Invoquer la magie et les rois par exemple. Comme dans cette histoire d’un hôpital de fortune qui investit les salles de classe d’une ancienne école, et dont on découvre qu’elle repose sur un ancien palais royal. Les soldats, frappés d’un sommeil inexpliqué, offriraient leur esprit aux monarques du passé, pouvant ainsi mener à bien leurs batailles. Mythologie, quand tu nous tiens… La pensée magique inonde cette plongée de deux heures au cœur de l’humain et du sacré.
Ésotérisme à hauteur humaine, car toujours guidée par des êtres de chair. Telle cette femme bouleversante, Jenjira, soudain dévouée à un soldat que personne ne visite, et prise d’affection pour ce corps abandonné, entre terre et ciel, éveil et coma.
Le cinéaste trouve aussi un écho particulier avec le personnage de la jeune médium qui entre en contact avec les militaires ensommeillés et joue le rôle de passeuse, de guide, de lien, de trait d’union entre le rêve et la réalité, l’ici et l’ailleurs, le concret et le fantasme. Rien de mieux que le cinéma, fait de lumière et de son, de corps et de langage, de récit et de montage, pour transcrire l’intangible. Weerashetakul croit ce qu’il filme. Son spectateur croit ce qu’il voit. Contrat euphorisant. Car le plaisir, quand il fonctionne comme avec ce voyage au bout du sommeil, est immense. Émouvant, hypnotisant.

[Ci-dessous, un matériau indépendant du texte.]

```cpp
template <typename T>
void launch_gemm(const GemmArgs& a_in, hipStream_t s) {
  GemmArgs a = a_in;
  if (a.norm_done) *a.norm_done = false;
  if (a.swiglu_pairs && (a.N % 4 || a.bias || a.resid || a.row_map || a.act != ACT_NONE || a.batch != 1))
    throw std::runtime_error("gemm: the SwiGLU epilogue takes interleaved gate/up rows, N % 4 == 0, and nothing else");
  constexpr int VEC = Mma<T>::VEC;
  constexpr bool SP = is_split<T>::value;
  constexpr bool IS16 = sizeof(T) == 2 || SP;
  if constexpr (SP) {
    if (a.K % 64 || a.lda % 64 || a.sA % 64 || a.w_fp8 || (!a.c_f32 && !a.slabs_out && (a.ldc % 64 || a.sC % 64)) ||
        (a.norm_out && a.norm_ld % 64))
      throw std::runtime_error("gemm<sp16>: K, lda, the A batch stride (and ldc of a split-pair output) must be multiples of 64");
  }
  if (a.slabs_out && a.slabs > 1) {
    if (!IS16 || a.batch != 1 || a.row_map || a.bias || a.resid || a.act != ACT_NONE || a.swiglu_pairs || a.w_fp8 ||
        a.K % (64 * a.slabs))
      throw std::runtime_error("gemm: raw split-K slabs take a plain bf16 product with K % (64 * slabs) == 0");
    GemmArgs g = a;
    g.K = a.K / a.slabs;
    g.batch = a.slabs;
    g.sA = g.K;
    g.sW = g.K;
    g.C = a.slabs_out; g.ldc = a.N; g.sC = (int64_t)a.M * a.N; g.c_f32 = 1;
    g.slabs_out = nullptr; g.slabs = 0; g.norm_out = nullptr;
    launch_gemm<T>(g, s);
    return;
  }
  if (!knobs().no_splitk && IS16 && a.batch == 1 && !a.row_map && a.M <= 512 &&
      (a.K >= 2048 || (a.K >= 1024 && a.norm_out && a.norm_bias)) && a.N % 4 == 0 && a.ldc % 4 == 0 &&
      (!a.resid || a.ldr % 4 == 0)) {
    const int64_t tiles = (int64_t)cdiv(a.M, 128) * cdiv(a.N, 128);
    int splits = 1;
    while (splits < 8 && tiles * splits < 256 && (a.K / (splits * 2)) % 64 == 0 && a.K / (splits * 2) >= 512) splits *= 2;
    if (splits > 1) {
      const int64_t slab = (int64_t)a.M * a.N;
      float* ws = splitk_workspace(s, (size_t)splits * slab * sizeof(float));
      GemmArgs g = a;
      g.K = a.K / splits;
      g.batch = splits;
      g.sA = g.K;
      g.sW = g.K;
      g.C = ws; g.ldc = a.N; g.sC = slab; g.c_f32 = 1;
      g.bias = nullptr; g.resid = nullptr; g.act = ACT_NONE; g.alpha = 1.f; g.col_scale = nullptr; g.swiglu_pairs = 0;
      launch_gemm<T>(g, s);
      if (a.norm_out && a.norm_gain && a.N <= 8192 && a.norm_ld % 4 == 0 && !a.swiglu_pairs) {
        auto rn = [&](auto nt_t, auto sp_t, auto mv_t) {
          constexpr int NT = decltype(nt_t)::value, SP = decltype(sp_t)::value, MV = decltype(mv_t)::value;
          hipLaunchKernelGGL((splitk_reduce_norm_kernel<T, NT, SP, MV>), dim3(a.M), dim3(NT), 0, s, ws, splits, slab, a);
        };
        using C0 = std::integral_constant<int, 0>;
        using C1 = std::integral_constant<int, 1>;
        using C2 = std::integral_constant<int, 2>;
        using C4 = std::integral_constant<int, 4>;
        using C8 = std::integral_constant<int, 8>;
        using C256 = std::integral_constant<int, 256>;
        using C1024 = std::integral_constant<int, 1024>;
        if (a.N <= 1024) {
          if (splits == 8) rn(C256(), C8(), C1());
          else if (splits == 2) rn(C256(), C2(), C1());
          else rn(C256(), C0(), C1());
        } else if (a.N <= 4096) {
          if (splits == 4) rn(C1024(), C4(), C1());
          else rn(C1024(), C0(), C1());
        } else {
          if (splits == 4) rn(C1024(), C4(), C2());
          else rn(C1024(), C0(), C2());
        }
        if (a.norm_done) *a.norm_done = true;
        return;
      }
      const int64_t total = slab / 4;
      const int grid = (int)(cdiv64(total, 256) < 2048 ? cdiv64(total, 256) : 2048);
      hipLaunchKernelGGL((splitk_reduce_kernel<T>), dim3(grid), dim3(256), 0, s, ws, splits, slab, a);
      return;
    }
  }
  constexpr int BK = sizeof(T) == 2 ? 64 : 16;
  if (a.M <= 0 || a.N <= 0) return;
  if (a.a_row_map && (!IS16 || a.K % 64 || knobs().no_glds || knobs().tile >= 0 || a.batch != 1))
    throw std::runtime_error("gemm: a_row_map is taken by the 16-bit LDS-DMA kernel only (K % 64 == 0, batch 1)");
  if (a.K % VEC || a.lda % VEC || a.ldw % VEC || ((uintptr_t)a.A & 15) || ((uintptr_t)a.W & 15) ||
      (a.sA % VEC) || (a.sW % VEC))
    throw std::runtime_error("gemm: K/lda/ldw must be multiples of 16 bytes and operands 16-byte aligned");
  const int64_t t128 = (int64_t)cdiv(a.M, 128) * cdiv(a.N, 128) * a.batch;
  const int64_t t64x128 = (int64_t)cdiv(a.M, 64) * cdiv(a.N, 128) * a.batch;
  bool bm128;
  int bn;
  if (a.M <= 512) {
    bm128 = false;
    bn = t64x128 >= 384 ? 128 : 64;
  } else if (t128 >= 512) {
    bm128 = true;
    bn = 128;
  } else {
    bm128 = false;
    bn = t64x128 >= 256 ? 128 : 64;
  }
  if (knobs().tile >= 0) {
    const int v = knobs().tile;
    bm128 = v & 2;
    bn = (v & 1) ? 128 : 64;
  }
  dim3 block(256);
  a.order = 3;
  {
    const int ov = a.c_f32 ? 4 : (int)sizeof(T);
    const bool al = a.N % 4 == 0 && a.ldc % 4 == 0 && a.sC % 4 == 0 && !((uintptr_t)a.C & 15) &&
                    (!a.resid || (a.ldr % 4 == 0 && a.sR % 4 == 0 && !((uintptr_t)a.resid & 15))) &&
                    (!a.bias || (a.sBias % 4 == 0 && !((uintptr_t)a.bias & 15)));
    a.vec_ok = al && (ov == 4 || ov == 2) ? 1 : 0;
    if (a.swiglu_pairs) a.vec_ok = (a.N % 4 == 0 && a.ldc % 2 == 0 && !((uintptr_t)a.C & 3) && (!a.col_scale || !((uintptr_t)a.col_scale & 15))) ? 1 : 0;
  }
  const double flops = 2.0 * a.M * a.N * (double)a.K * a.batch;
  const double wbytes = a.w_fp8 ? 1.0 : (SP ? 2.0 : (double)sizeof(T));
  const double bytes = ((double)a.M * a.K * sizeof(T) + (double)a.N * a.K * wbytes) * a.batch +
                       (double)a.M * a.N * (a.c_f32 ? 4 : sizeof(T)) * a.batch;
  if (a.w_fp8 && (sizeof(T) != 2 || a.K % 64 || knobs().no_glds || knobs().tile >= 0))
    throw std::runtime_error("gemm: an fp8 weight operand needs the bf16 LDS-DMA kernel (K % 64 == 0)");
  if constexpr (IS16) {
    if (SP || (!knobs().no_glds && a.K % 64 == 0 && knobs().tile < 0)) {
      auto go = [&](auto bm_t, auto bn_t, auto wm_t, auto wn_t, auto ns_t, const char* tag) {
        constexpr int BM = decltype(bm_t)::value, BN = decltype(bn_t)::value, WM = decltype(wm_t)::value,
                      WN = decltype(wn_t)::value, NS = decltype(ns_t)::value;
        constexpr size_t lds = NS * (size_t)(BM + BN) * 128;
        if constexpr (BN % (WM * WN * 16) == 0 && !is_half16<T>::value && !SP) {
          if (a.w_fp8) {
            auto kern8 = &gemm_glds_kernel<BM, BN, WM, WN, NS, true>;
            static KernelAttrOnce once8;
            ensure_dyn_lds(once8, reinterpret_cast<const void*>(kern8), (int)lds);
            const int tiles_m8 = cdiv(a.M, BM), nwg8 = tiles_m8 * cdiv(a.N, BN);
            int gm8 = (int)lround(sqrt((double)(nwg8 > 8 ? nwg8 / 8 : 1)));
            a.group_m = gm8 < 1 ? 1 : (gm8 > tiles_m8 ? tiles_m8 : gm8);
            char tag8[56];
            snprintf(tag8, sizeof(tag8), "%s_fp8w%s", tag, a.M <= 16 ? "_dec" : "");
            ProfScope prof(tag8, flops, bytes, s);
            hipLaunchKernelGGL(kern8, dim3(nwg8, 1, a.batch), dim3(WM * WN * 64), NS * ((size_t)BM * 128 + (size_t)BN * 64),
                               s, a);
            return;
          }
        }
        auto kern = &gemm_glds_kernel<BM, BN, WM, WN, NS, false, false, T>;
        static KernelAttrOnce once;
        ensure_dyn_lds(once, reinterpret_cast<const void*>(kern), (int)lds);
        {
          const int tiles_m = cdiv(a.M, BM), nwg = tiles_m * cdiv(a.N, BN);
          int gm = (int)lround(sqrt((double)(nwg > 8 ? nwg / 8 : 1)));
          gm = gm < 1 ? 1 : (gm > tiles_m ? tiles_m : gm);
          a.group_m = knobs().gm >= 0 ? knobs().gm : gm;
        }
        char tagt[56];
        snprintf(tagt, sizeof(tagt), "%s%s%s", SP ? "gemm_sp16_" : is_half16<T>::value ? "gemm_f16_" : "gemm_bf16_", tag + 10,
                 a.M <= 16 ? "_dec" : "");
        ProfScope prof(tagt, flops, bytes, s);
        dim3 grid(cdiv(a.N, BN) * cdiv(a.M, BM), 1, a.batch);
        if constexpr (BM <= 256 && BM >= 128) {
          const int cap = a.max_wg / 8 * 8 * (lds * 2 <= 160 * 1024 ? 2 : 1);
          if (cap >= 8 && a.batch == 1 && (int)grid.x > cap) {
            if constexpr (BM == 256) {
              const int tn = cdiv(a.N, BN), rows = std::max(1, cap / tn) * BM;
              for (int m0 = 0; m0 < a.M; m0 += rows) {
                GemmArgs c = a;
                c.M = std::min(rows, a.M - m0);
                if (a.a_row_map) c.a_row_map = a.a_row_map + m0;
                else c.A = reinterpret_cast<const T*>(a.A) + (int64_t)m0 * a.lda;
                if (a.row_map) {
                  c.row_map = a.row_map + m0;
                } else {
                  c.C = a.c_f32 ? (void*)(reinterpret_cast<float*>(a.C) + (int64_t)m0 * a.ldc)
                                : (void*)(reinterpret_cast<T*>(a.C) + (int64_t)m0 * a.ldc);
                  if (a.resid) c.resid = a.resid + (int64_t)m0 * a.ldr;
                }
                const int tiles_m = cdiv(c.M, BM), nwg = tiles_m * tn;
                int gm = (int)lround(sqrt((double)(nwg > 8 ? nwg / 8 : 1)));
                c.group_m = gm < 1 ? 1 : (gm > tiles_m ? tiles_m : gm);
                hipLaunchKernelGGL(kern, dim3(nwg, 1, 1), dim3(WM * WN * 64), lds, s, c);
              }
              return;
            } else {
              auto kp = &gemm_glds_kernel<BM, BN, WM, WN, NS, false, true, T>;
              static KernelAttrOnce oncep;
              ensure_dyn_lds(oncep, reinterpret_cast<const void*>(kp), (int)lds);
              hipLaunchKernelGGL(kp, dim3(cap), dim3(WM * WN * 64), lds, s, a);
              return;
            }
          }
        }
        hipLaunchKernelGGL(kern, grid, dim3(WM * WN * 64), lds, s, a);
      };
      using I1 = std::integral_constant<int, 1>;
      using I2 = std::integral_constant<int, 2>;
      using I3 = std::integral_constant<int, 3>;
      using I4 = std::integral_constant<int, 4>;
      using I64 = std::integral_constant<int, 64>;
      using I128 = std::integral_constant<int, 128>;
      using I256 = std::integral_constant<int, 256>;
      const int cus = device_cus();
      const int64_t t256 = (int64_t)cdiv(a.M, 256) * cdiv(a.N, 256) * a.batch;
      const double fill256 = (double)t256 / (double)(cdiv64(t256, cus) * cus);
      const int64_t t64w = (int64_t)cdiv(a.M, 64) * cdiv(a.N, 256) * a.batch;
      const int64_t t128 = (int64_t)cdiv(a.M, 128) * cdiv(a.N, 128) * a.batch;
      using I320 = std::integral_constant<int, 320>;
      using I160 = std::integral_constant<int, 160>;
      const int64_t t160 = (int64_t)cdiv(a.M, 128) * cdiv(a.N, 160) * a.batch;
      const double fill160 = (double)t160 / (double)(cdiv64(t160, cus) * cus);
      const double fill128 = (double)t128 / (double)(cdiv64(t128, cus) * cus);
      const int64_t t320 = (int64_t)cdiv(a.M, 256) * cdiv(a.N, 320) * a.batch;
      const double fill320 = (double)t320 / (double)(cdiv64(t320, cus) * cus);
      if (a.M >= 1024 && knobs().force128 == 3) {
        go(I128(), I128(), I2(), I4(), I3(), "gemm_bf16_128x128s3");
        return;
      }
      if (a.M >= 1024 && knobs().force128 == 2) {
        go(I128(), I128(), I2(), I4(), I2(), "gemm_bf16_128x128g");
        return;
      }
      static const double fill256_min = getenv("ANYREF_GEMM_FILL256") ? atof(getenv("ANYREF_GEMM_FILL256")) : 0.80;
      if (a.M >= 1024 && fill256 >= fill256_min) {
        go(I256(), I256(), I2(), I4(), I2(), "gemm_bf16_256x256");
        return;
      }
      if (!a.w_fp8 && a.M >= 1024 && a.N % 320 == 0 && fill320 >= 0.95) {
        go(I256(), I320(), I2(), I4(), I2(), "gemm_bf16_256x320");
        return;
      }
      if (!a.w_fp8 && a.M >= 1024 && a.N % 160 == 0 && fill160 >= 0.95 && fill128 < 0.7) {
        go(I128(), I160(), I4(), I2(), I3(), "gemm_bf16_128x160s3");
        return;
      }
      if constexpr (!is_half16<T>::value) {
        if (!a.w_fp8 && knobs().m320 >= 0 && a.M > 192 && a.M <= 320 && a.N >= 16384 && a.batch == 1 && cdiv(a.N, 96) <= cus) {
          if (knobs().ns320 == 2) go(I320(), std::integral_constant<int, 96>(), I4(), I2(), I2(), "gemm_bf16_320x96");
          else go(I320(), std::integral_constant<int, 96>(), I4(), I2(), I3(), "gemm_bf16_320x96s3");
          return;
        }
        if (!a.w_fp8 && knobs().m320 >= 0 && a.M > 192 && a.M <= 320 && a.batch == 2 && a.N >= 8192 &&
            (int64_t)cdiv(a.N, 96) * 2 <= cus) {
          if (knobs().ns320 == 2) go(I320(), std::integral_constant<int, 96>(), I4(), I2(), I2(), "gemm_bf16_320x96");
          else go(I320(), std::integral_constant<int, 96>(), I4(), I2(), I3(), "gemm_bf16_320x96s3");
          return;
        }
        if (!a.w_fp8 && knobs().m320 >= 0 && a.M > 192 && a.M <= 320 && a.batch > 1 && (int64_t)cdiv(a.N, 64) * a.batch <= cus &&
            (int64_t)cdiv(a.N, 64) * a.batch * 4 >= cus * 3) {
          go(I320(), I64(), I4(), I2(), I3(), "gemm_bf16_320x64");
          return;
        }
        {
          static const bool m320x4 = !(getenv("ANYREF_GEMM_M320X4") && atoi(getenv("ANYREF_GEMM_M320X4")) == 0);
          const int64_t t320x64 = (int64_t)cdiv(a.M, 320) * cdiv(a.N, 64);
          if (m320x4 && !a.w_fp8 && a.batch == 1 && a.M > 512 && a.M <= 2560 && a.K >= 2048 && t320x64 <= cus && t320x64 * 10 >= cus * 9 &&
              fill128 < 0.7) {
            go(I320(), I64(), I4(), I2(), I3(), "gemm_bf16_320x64");
            return;
          }
        }
        if (a.M <= 512 && a.N >= 8192) {
          if (t64w <= cus) go(I64(), I256(), I1(), I4(), I3(), "gemm_bf16_64x256s3");
          else go(I64(), I256(), I1(), I4(), I2(), "gemm_bf16_64x256");
          return;
        }
      }
      if constexpr (!is_half16<T>::value) {
        static const bool clip64 = !(getenv("ANYREF_GEMM_CLIP64") && atoi(getenv("ANYREF_GEMM_CLIP64")) == 0);
        if (clip64 && !a.w_fp8 && a.batch == 1 && a.M > 128 && a.M <= 320 && a.N >= 2048 && a.N < 8192 && a.K <= 2048 && t128 <= cus) {
          go(I64(), I128(), I1(), I4(), I3(), "gemm_bf16_64x128s3");
          return;
        }
      }
      if (t128 <= cus)
        go(I128(), I128(), I2(), I4(), I3(), "gemm_bf16_128x128s3");
      else
        go(I128(), I128(), I2(), I4(), I2(), "gemm_bf16_128x128g");
      return;
    }
  }
  if constexpr (SP) {
    throw std::runtime_error("gemm<sp16>: no register-staged fallback (unreachable)");
  } else {
  const char* tag = is_half16<T>::value ? (bm128 ? (bn == 128 ? "gemm_f16_128x128" : "gemm_f16_128x64")
                                                 : (bn == 128 ? "gemm_f16_64x128" : "gemm_f16_64x64"))
                    : sizeof(T) == 2 ? (bm128 ? (bn == 128 ? "gemm_bf16_128x128" : "gemm_bf16_128x64")
                                            : (bn == 128 ? "gemm_bf16_64x128" : "gemm_bf16_64x64"))
                                   : (bm128 ? (bn == 128 ? "gemm_f32_128x128" : "gemm_f32_128x64")
                                            : (bn == 128 ? "gemm_f32_64x128" : "gemm_f32_64x64"));
  ProfScope prof(tag, flops, bytes, s);
  if (bm128 && bn == 128) {
    dim3 grid(cdiv(a.N, 128) * cdiv(a.M, 128), 1, a.batch);
    hipLaunchKernelGGL((gemm_kernel<T, 128, 128, BK>), grid, block, 0, s, a);
  } else if (bm128) {
    dim3 grid(cdiv(a.N, 64) * cdiv(a.M, 128), 1, a.batch);
    hipLaunchKernelGGL((gemm_kernel<T, 128, 64, BK>), grid, block, 0, s, a);
  } else if (bn == 128) {
    dim3 grid(cdiv(a.N, 128) * cdiv(a.M, 64), 1, a.batch);
    hipLaunchKernelGGL((gemm_kernel<T, 64, 128, BK>), grid, block, 0, s, a);
  } else {
    dim3 grid(cdiv(a.N, 64) * cdiv(a.M, 64), 1, a.batch);
    hipLaunchKernelGGL((gemm_kernel<T, 64, 64, BK>), grid, block, 0, s, a);
  }
  }
}

}
```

Cemetery of Splendour se nourrit de ses touches de couleur, qui gagnent du terrain au fur et à mesure que son fil se déroule. Des néons verticaux aux nuances évolutives et au pouvoir enchanteur. Des décors, vêtements et accessoires qui égayent l’univers pourtant alangui de cette fresque sur l’entre-deux. Une ambiance pop qui détonne et dynamite le regard. On s’amuse aussi en observant ces êtres flottants et à la fois si investis dans leur mission. On fait l’expérience avec son propre corps de ce séjour au-delà du monde. Regarder un film, c’est aussi le vivre. Un morceau d’inédit qui ne ressemble à rien d’autre. À rien d’autre qu’au partage généreux auquel convie un magicien du Septième Art.